Data supplied.
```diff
+    for (int rb = wv; rb < WN_ROWS; rb += 16) {
+        f32x4v x[4][WN_MAX_V4];
 #pragma unroll
-        for (int j = 0; j < WN_MAX_V4; ++j) {
-            const int c4 = lane + 64 * j;
-            x[j] = c4 < d4 ? row[c4] : f32x4v{0.f, 0.f, 0.f, 0.f};
-            s += x[j].x * x[j].x + x[j].y * x[j].y + x[j].z * x[j].z + x[j].w * x[j].w;
-        }
-        const float inv = 1.0f / sqrtf(wave_sum(s));
-        const float sc = g[k] * inv;
+        for (int q = 0; q < 4; ++q) {
+            const f32x4v* row = reinterpret_cast<const f32x4v*>(v + (long)(k0 + rb + 4 * q) * D);
 #pragma unroll
-        for (int j = 0; j < WN_MAX_V4; ++j) {
-            const int c4 = lane + 64 * j;
-            if (c4 < d4) {
-                const float a0 = x[j].x * sc, a1 = x[j].y * sc, a2 = x[j].z * sc, a3 = x[j].w * sc;
-                u32x2 o;
-                o.x = pack_bf2(a0, a1); o.y = pack_bf2(a2, a3);
-                *reinterpret_cast<u32x2*>(w + (long)k * D + 4 * c4) = o;
-                float* t = tile + r * (D + 1) + 4 * c4;
-                t[0] = a0; t[1] = a1; t[2] = a2; t[3] = a3;
+            for (int j = 0; j < WN_MAX_V4; ++j) {
+                const int c4 = lane + 64 * j;
+                x[q][j] = (c4 < d4 && k0 + rb + 4 * q < K) ? row[c4] : f32x4v{0.f, 0.f, 0.f, 0.f};
             }
         }
-        if (lane == 0) inv_out[k] = inv;
+#pragma unroll
+        for (int q = 0; q < 4; ++q) {
+            const int r = rb + 4 * q, k = k0 + r;
+            if (k >= K) break;
+            float s = 0.f;
+#pragma unroll
+            for (int j = 0; j < WN_MAX_V4; ++j)
+                s += x[q][j].x * x[q][j].x + x[q][j].y * x[q][j].y + x[q][j].z * x[q][j].z + x[q][j].w * x[q][j].w;
+            const float inv = 1.0f / sqrtf(wave_sum(s));
+            const float sc = g[k] * inv;
+#pragma unroll
+            for (int j = 0; j < WN_MAX_V4; ++j) {
+                const int c4 = lane + 64 * j;
+                if (c4 < d4) {
+                    u32x2 o;
+                    o.x = pack_bf2(x[q][j].x * sc, x[q][j].y * sc); o.y = pack_bf2(x[q][j].z * sc, x[q][j].w * sc);
+                    *reinterpret_cast<u32x2*>(w + (long)k * D + 4 * c4) = o;
+                    tile[r * pitch + 2 * c4] = o.x; tile[r * pitch + 2 * c4 + 1] = o.y;
+                }
+            }
+            if (lane == 0) inv_out[k] = inv;
+        }
     }
     __syncthreads();
-    if (w_t) {
-        const int kp = threadIdx.x & 31;
-        for (int c = threadIdx.x >> 5; c < D; c += 8)
-            if (k0 + 2 * kp + 1 < K)
-                *reinterpret_cast<unsigned*>(w_t + (long)c * K + k0 + 2 * kp) =
-                    pack_bf2(tile[(2 * kp) * (D + 1) + c], tile[(2 * kp + 1) * (D + 1) + c]);
+    if (!w_t) return;
+    const bf16_t* t16 = reinterpret_cast<const bf16_t*>(tile);
+    if ((K & 7) == 0 && (reinterpret_cast<unsigned long>(w_t) & 15) == 0) {
+        const int kg = threadIdx.x & 7;
+        const int k = k0 + 8 * kg;
+        if (k < K) {
+            const bf16_t* t = t16 + (8 * kg) * (2 * pitch);
+            for (int c = threadIdx.x >> 3; c < D; c += 32) {
+                u32x4 o;
+                o.x = t[c] | ((unsigned)t[2 * pitch + c] << 16);
+                o.y = t[4 * pitch + c] | ((unsigned)t[6 * pitch + c] << 16);
+                o.z = t[8 * pitch + c] | ((unsigned)t[10 * pitch + c] << 16);
+                o.w = t[12 * pitch + c] | ((unsigned)t[14 * pitch + c] << 16);
+                *reinterpret_cast<u32x4*>(w_t + (long)c * K + k) = o;
+            }
+        }
+    } else {
+        const int r = threadIdx.x & 63;
+        if (k0 + r < K)
+            for (int c = threadIdx.x >> 6; c < D; c += 4) w_t[(long)c * K + k0 + r] = t16[r * (2 * pitch) + c];
     }
 }
 __global__ __launch_bounds__(256) void weightnorm_bwd_kernel(const float* __restrict__ v, const float* __restrict__ g,
                                                              const float* __restrict__ inv_in,
                                                              const float* __restrict__ dw, float* __restrict__ dv,
                                                              float* __restrict__ dg, int K, int D) {
-    const int lane = threadIdx.x & 63;
-    const int k = blockIdx.x * 4 + (threadIdx.x >> 6);
+    __shared__ f32x4v prod[4][64 * WN_MAX_V4];
+    const int lane = threadIdx.x & 63, wv = threadIdx.x >> 6;
+    const int k = blockIdx.x * 4 + wv;
     if (k >= K) return;
     const float inv = inv_in[k], gk = g[k];
+    const int d4 = D >> 2;
+    const unsigned long ptrs = reinterpret_cast<unsigned long>(v) | reinterpret_cast<unsigned long>(dw) | reinterpret_cast<unsigned long>(dv);
+    if ((D & 3) || d4 > 64 * WN_MAX_V4 || (ptrs & 15)) {
+        float dot = 0.f;
+        for (int c = lane; c < D; c += 64) dot += dw[(long)k * D + c] * v[(long)k * D + c] * inv;
+        dot = wave_sum(dot);
+        for (int c = lane; c < D; c += 64) {
+            const float vh = v[(long)k * D + c] * inv;
+            dv[(long)k * D + c] = gk * inv * (dw[(long)k * D + c] - vh * dot);
+        }
+        if (dg && lane == 0) dg[k] = dot;
+        return;
+    }
+    const f32x4v* vrow = reinterpret_cast<const f32x4v*>(v + (long)k * D);
+    const f32x4v* drow = reinterpret_cast<const f32x4v*>(dw + (long)k * D);
+    f32x4v x[WN_MAX_V4], y[WN_MAX_V4];
+#pragma unroll
+    for (int j = 0; j < WN_MAX_V4; ++j) {
+        const int c4 = lane + 64 * j;
+        if (c4 < d4) { x[j] = vrow[c4]; y[j] = drow[c4]; }
+    }
+#pragma unroll
+    for (int j = 0; j < WN_MAX_V4; ++j) {
+        const int c4 = lane + 64 * j;
+        if (c4 < d4) prod[wv][c4] = f32x4v{y[j].x * x[j].x, y[j].y * x[j].y, y[j].z * x[j].z, y[j].w * x[j].w};
+    }
+    wave_lds_fence();
+    const float* p = reinterpret_cast<const float*>(prod[wv]);
     float dot = 0.f;
-    for (int c = lane; c < D; c += 64) dot += dw[(long)k * D + c] * v[(long)k * D + c] * inv;
+    for (int c = lane; c < D; c += 64) dot += p[c] * inv;
     dot = wave_sum(dot);
-    for (int c = lane; c < D; c += 64) {
-        const float vh = v[(long)k * D + c] * inv;
-        dv[(long)k * D + c] = gk * inv * (dw[(long)k * D + c] - vh * dot);
+    f32x4v* orow = reinterpret_cast<f32x4v*>(dv + (long)k * D);
+#pragma unroll
+    for (int j = 0; j < WN_MAX_V4; ++j) {
+        const int c4 = lane + 64 * j;
+        if (c4 < d4) {
+            f32x4v o;
+            o.x = gk * inv * (y[j].x - x[j].x * inv * dot);
+            o.y = gk * inv * (y[j].y - x[j].y * inv * dot);
+            o.z = gk * inv * (y[j].z - x[j].z * inv * dot);
+            o.w = gk * inv * (y[j].w - x[j].w * inv * dot);
+            orow[c4] = o;
+        }
     }
     if (dg && lane == 0) dg[k] = dot;
 }
diff --git a/ccd_amd/engine.py b/ccd_amd/engine.py
--- a/ccd_amd/engine.py
+++ b/ccd_amd/engine.py
@@ -470,7 +470,7 @@
     @staticmethod
     def forward(ctx, tokens, sel: Selection):
         E = tokens.shape[-1]
-        rows = torch.zeros((sel.max_rows, E), dtype=BF16, device=tokens.device)
+        rows = torch.empty((sel.max_rows, E), dtype=BF16, device=tokens.device)
         ops.region_pool_fwd(tokens.contiguous(), sel.tok_plane, sel.tok_coef, sel.nsel, sel.offset, sel.total, rows,
                             sel.batch)
         ctx.sel, ctx.shape = sel, tokens.shape
diff --git a/ccd_amd/ops.py b/ccd_amd/ops.py
--- a/ccd_amd/ops.py
+++ b/ccd_amd/ops.py
@@ -499,6 +499,7 @@
 
 def region_pool_fwd(feat, tok_plane, tok_coef, nsel, offset, total, rows, batch):
     E = feat.shape[-1]
+    assert rows.shape[0] == 2 * 26 * batch and rows.shape[1] == E and rows.is_contiguous(), "rows must be [2 * 26 * batch, E]"
     _call("ccd_region_pool_fwd", feat, tok_plane, tok_coef, nsel, offset, total, rows, batch, E)
     return rows
 
```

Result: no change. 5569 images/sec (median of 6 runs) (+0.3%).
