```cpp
template <int NPL = 3, int FS = 1>
__global__ __launch_bounds__(512, FS == 1 ? 6 : 1) void k_pwgrad_group(const VfPWGradGroup G) {
  int l = 0;
  while (l + 1 < G.n && (int)blockIdx.x >= G.blk_off[l + 1]) ++l;
  const VfPWGrad& p = G.d[l];
  const int local = (int)blockIdx.x - G.blk_off[l];
  const int ntiles = p.gx * p.gy * p.gz;
  if (local >= ntiles) return;
  constexpr int BK = 32, TILE = BK * 128, PL_SZ = 2 * TILE, ST_SZ = NPL * PL_SZ;
  __shared__ __attribute__((aligned(1024))) __bf16 smem[ST_SZ];

  const int tid = threadIdx.x, lane = tid & 63;
  const int wave = __builtin_amdgcn_readfirstlane(tid >> 6);
  const int wm = (wave >> 1) * 32, wn = (wave & 1) * 64;
  const int lid = vf_xcd_remap(local, ntiles);
  const int jx = __builtin_amdgcn_readfirstlane(lid % p.gx), rest = __builtin_amdgcn_readfirstlane(lid / p.gx);
  const int n0 = __builtin_amdgcn_readfirstlane(rest % p.gy) * 128, j0 = jx * 128;
  const int ks = __builtin_amdgcn_readfirstlane(rest / p.gy);
  const int steps = (p.nk + p.ksplit - 1) / p.ksplit;
  const int kt0 = ks * steps, kt1 = min(p.nk, kt0 + steps);

  const int krow = 4 * wave + (lane >> 4);
  const int slot = lane & 15;
  const int chunk = (((slot >> 2) ^ (krow & 3)) << 2) | (slot & 3);
  const unsigned u_off = 2u * (unsigned)(n0 + 8 * chunk);
  const int col = j0 + 8 * chunk;
  const int tap = col / p.Cv, cch = col - tap * p.Cv;
  const int dy = (tap >> 2) - 1, dx = (tap & 3) - 1;
  const int Mw = 1 << p.lgMw, Mh = 1 << p.lgMh;
  const __amdgpu_buffer_rsrc_t rsU = vf_rsrc(p.Up, (unsigned)NPL * p.u_ps), rsV = vf_rsrc(p.Vp, (unsigned)NPL * p.v_ps);
  const unsigned lds0 = (unsigned)(uintptr_t)(__attribute__((address_space(3))) void*)smem;
  const unsigned row_lds = 2u * (unsigned)(4 * wave * 128);
  unsigned szero;
  asm volatile("s_mov_b32 %0, 0" : "=s"(szero));

  auto dma_stage = [&](int kt) {
    const int pix = kt * BK + krow;
    const int mx = pix & (Mw - 1), my = (pix >> p.lgMw) & (Mh - 1), b = pix >> (p.lgMw + p.lgMh);
    const int iy = 2 * my + dy, ix = 2 * mx + dx;
    const bool okv = (unsigned)iy < (unsigned)p.Hv && (unsigned)ix < (unsigned)p.Wv;
    const unsigned uo = u_off + 2u * (unsigned)(pix * p.Nu);
    const unsigned vo = okv ? 2u * (unsigned)(((b * p.Hv + iy) * p.Wv + ix) * p.Cv + cch) : VF_OOB;
    const unsigned base = lds0 + row_lds;
#pragma unroll
    for (int q = 0; q < NPL; ++q) {
      pg_dma16(base + 2u * (unsigned)(q * PL_SZ), uo, rsU, szero + q * p.u_ps);
      pg_dma16(base + 2u * (unsigned)(q * PL_SZ + TILE), vo, rsV, szero + q * p.v_ps);
    }
  };

  const bool fed32 = p.Up == nullptr;
  const int Ncols = 16 * p.Cv;
  auto stage_fp32 = [&](int kt) {
    const int c4 = (tid & 31) * 4;
#pragma unroll
    for (int j = 0; j < 2; ++j) {
      const int k = (tid >> 5) + 16 * j;
      const int pix = kt * BK + k;
      f32x4 u = {0.f, 0.f, 0.f, 0.f}, v = {0.f, 0.f, 0.f, 0.f};
      if (pix < p.P) {
        if (n0 + c4 < p.Nu) u = *(const f32x4*)(p.Uf + (int64_t)pix * p.Nu + n0 + c4);
        v = *(const f32x4*)(p.Vf + (int64_t)pix * Ncols + j0 + c4);
      }
      const int off = k * 128 + (((c4 >> 5) ^ (k & 3)) << 5) + (c4 & 31);
      if constexpr (NPL == 1) {
        *(u32x2*)(smem + off) = vf_round4(u);
        *(u32x2*)(smem + TILE + off) = vf_round4(v);
      } else {
        u32x2 up[3], vp[3];
        vf_split3(u, up);
        vf_split3(v, vp);
#pragma unroll
        for (int q = 0; q < 3; ++q) {
          *(u32x2*)(smem + q * PL_SZ + off) = up[q];
          *(u32x2*)(smem + q * PL_SZ + TILE + off) = vp[q];
        }
      }
    }
  };

  f32x16 acc[2];
#pragma unroll
  for (int nt = 0; nt < 2; ++nt)
#pragma unroll
    for (int r = 0; r < 16; ++r) acc[nt][r] = 0.f;
  auto compute_stage = [&]() {
    const __bf16* base = smem;
    if constexpr (FS == 1) {
#pragma unroll
      for (int g = 0; g < BK / 16; ++g) {
        bf16x8 a1[NPL], b1[NPL][2];
#pragma unroll
        for (int q = 0; q < NPL; ++q) {
          a1[q] = pg_tr_frag(base + q * PL_SZ, wm, 16 * g, lane);
#pragma unroll
          for (int nt = 0; nt < 2; ++nt) b1[q][nt] = pg_tr_frag(base + q * PL_SZ + TILE, wn + 32 * nt, 16 * g, lane);
        }
#pragma unroll
        for (int nt = 0; nt < 2; ++nt) {
          if constexpr (NPL == 3) {
            acc[nt] = __builtin_amdgcn_mfma_f32_32x32x16_bf16(a1[1], b1[1][nt], acc[nt], 0, 0, 0);
            acc[nt] = __builtin_amdgcn_mfma_f32_32x32x16_bf16(a1[0], b1[2][nt], acc[nt], 0, 0, 0);
            acc[nt] = __builtin_amdgcn_mfma_f32_32x32x16_bf16(a1[2], b1[0][nt], acc[nt], 0, 0, 0);
            acc[nt] = __builtin_amdgcn_mfma_f32_32x32x16_bf16(a1[0], b1[1][nt], acc[nt], 0, 0, 0);
            acc[nt] = __builtin_amdgcn_mfma_f32_32x32x16_bf16(a1[1], b1[0][nt], acc[nt], 0, 0, 0);
          }
          acc[nt] = __builtin_amdgcn_mfma_f32_32x32x16_bf16(a1[0], b1[0][nt], acc[nt], 0, 0, 0);
        }
      }
    } else {
    bf16x8 a[2][NPL], b[2][NPL][2];
    auto read_frag = [&](int g, int set) {
#pragma unroll
      for (int q = 0; q < NPL; ++q) {
        a[set][q] = pg_tr_frag(base + q * PL_SZ, wm, 16 * g, lane);
#pragma unroll
        for (int nt = 0; nt < 2; ++nt) b[set][q][nt] = pg_tr_frag(base + q * PL_SZ + TILE, wn + 32 * nt, 16 * g, lane);
      }
    };
    read_frag(0, 0);
#pragma unroll
    for (int g = 0; g < BK / 16; ++g) {
      const int cs = g & 1;
      if (g + 1 < BK / 16) read_frag(g + 1, cs ^ 1);
      __builtin_amdgcn_sched_barrier(0);
#pragma unroll
      for (int nt = 0; nt < 2; ++nt) {
        if constexpr (NPL == 3) {
          acc[nt] = __builtin_amdgcn_mfma_f32_32x32x16_bf16(a[cs][1], b[cs][1][nt], acc[nt], 0, 0, 0);
          acc[nt] = __builtin_amdgcn_mfma_f32_32x32x16_bf16(a[cs][0], b[cs][2][nt], acc[nt], 0, 0, 0);
          acc[nt] = __builtin_amdgcn_mfma_f32_32x32x16_bf16(a[cs][2], b[cs][0][nt], acc[nt], 0, 0, 0);
          acc[nt] = __builtin_amdgcn_mfma_f32_32x32x16_bf16(a[cs][0], b[cs][1][nt], acc[nt], 0, 0, 0);
          acc[nt] = __builtin_amdgcn_mfma_f32_32x32x16_bf16(a[cs][1], b[cs][0][nt], acc[nt], 0, 0, 0);
        }
        acc[nt] = __builtin_amdgcn_mfma_f32_32x32x16_bf16(a[cs][0], b[cs][0][nt], acc[nt], 0, 0, 0);
      }
      __builtin_amdgcn_sched_barrier(0);
    }
    }
  };

  if (fed32) {
    for (int kt = kt0; kt < kt1; ++kt) {
      stage_fp32(kt);
      __syncthreads();
      compute_stage();
      __syncthreads();
    }
  } else {
    for (int kt = kt0; kt < kt1; ++kt) {
      dma_stage(kt);
      asm volatile("s_waitcnt vmcnt(0)\n\ts_barrier" ::: "memory");
      __builtin_amdgcn_sched_barrier(0);
      compute_stage();
      asm volatile("s_barrier" ::: "memory");
    }
  }

  const int lr = lane & 31, lh = lane >> 5;
  const int64_t total = (int64_t)p.Nu * Ncols;
  float* out = p.out + (p.ksplit > 1 ? (int64_t)ks * total : 0);
  const bool acc_old = p.ksplit == 1 && p.beta != 0.f;
#pragma unroll
  for (int r = 0; r < 16; ++r) {
    const int n = n0 + wm + (r & 3) + 8 * (r >> 2) + 4 * lh;
    if (n >= p.Nu) continue;
#pragma unroll
    for (int nt = 0; nt < 2; ++nt) {
      const int64_t idx = (int64_t)n * Ncols + j0 + wn + nt * 32 + lr;
      float v = acc[nt][r];
      if (acc_old) v += p.beta * out[idx];
      out[idx] = v;
    }
// ... 229 lines not shown
```

Before: 22520.

## Route Nu=64 weight-gradient layers through grouped bf16x3 pwgrad kernel with 64-row tile

Extends the grouped plane-based weight-gradient path to layers with 64 output channels by adding a 64x128 tile variant inside k_pwgrad_group, used when bf16x3 MFMA mode is on. Such layers previously fell back to the generic wgrad_group kernel. The ksplit target stays at the larger block count for these layers, and kernel names distinguish the mixed groups. This risks lower per-block MFMA utilisation with only half of the 512-thread block's waves loading U, and it adds a divergent branch in the shared kernel.

```diff
diff --git a/video-filler_amd/csrc/vf_conv.hip b/video-filler_amd/csrc/vf_conv.hip
--- a/video-filler_amd/csrc/vf_conv.hip
+++ b/video-filler_amd/csrc/vf_conv.hip
@@ -1478,14 +1478,16 @@
           r.blocks = r.pw.gx * r.pw.gy;
         }
     VfPWGradGroup G;
-    int blocks = 0;
+    int blocks = 0, n64 = 0;
     double fl = 0;
     G.n = 0;
     auto fire = [&]() -> int {
       if (G.n == 0) return 0;
       G.blk_off[G.n] = blocks;
-      const int rc = vf_internal_pwgrad_group(ctx, G, blocks, "pwgrad_group_128x128x32", fl);
+      const char* name = n64 == 0 ? "pwgrad_group_128x128x32" : (n64 == G.n ? "pwgrad_group_64x128x32" : "pwgrad_group_64+128x128x32");
+      const int rc = vf_internal_pwgrad_group(ctx, G, blocks, name, fl);
       G.n = 0;
+      n64 = 0;
       blocks = 0;
       fl = 0;
       return rc;
@@ -1495,6 +1497,7 @@
       G.blk_off[G.n] = blocks;
       G.d[G.n] = r.pw;
       ++G.n;
+      n64 += r.pw.Up != nullptr && r.pw.Nu == 64;
       blocks += (r.blocks + 7) & ~7;
       fl += r.flops;
       if (G.n == VF_PWG_MAX)
@@ -1649,10 +1652,11 @@
   const int64_t blocks = (int64_t)gx * gy;
   const int64_t total = (int64_t)Nu * ntaps * Cv;
   int ksplit = 1;
-  const bool use_pw = Up && Vp && (ctx->mfma_bf16 == 3 || ctx->mfma_bf16 == 1) && ntaps == 16 && stride == 2 && pad == 1 && Nu % 128 == 0 &&
+  const bool pw64 = Nu == 64 && ctx->mfma_bf16 == 3;
+  const bool use_pw = Up && Vp && (ctx->mfma_bf16 == 3 || ctx->mfma_bf16 == 1) && ntaps == 16 && stride == 2 && pad == 1 && (Nu % 128 == 0 || pw64) &&
                       Cv % 64 == 0 && g.P % 32 == 0 && (int64_t)g.P * Nu * 6 < ((int64_t)1 << 31) &&
                       (int64_t)B * Hv * Wv * Cv * 6 < ((int64_t)1 << 31) && total % 4 == 0;
-  const int wg_blocks = use_pw ? 256 : 512;
+  const int wg_blocks = use_pw && !pw64 ? 256 : 512;
   if (blocks < wg_blocks * 3 / 4 && g.nk >= 16) {
     ksplit = (int)std::min<int64_t>(g.nk / 8, vf_cdiv(wg_blocks, blocks));
     while (ksplit > 1 && (size_t)ksplit * total * sizeof(float) > vf_ws_avail(ctx)) --ksplit;
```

Task directions.
Report all lines of the data above that include the string "slot".

Answer to the problem.
  const int slot = lane & 15;
  const int chunk = (((slot >> 2) ^ (krow & 3)) << 2) | (slot & 3);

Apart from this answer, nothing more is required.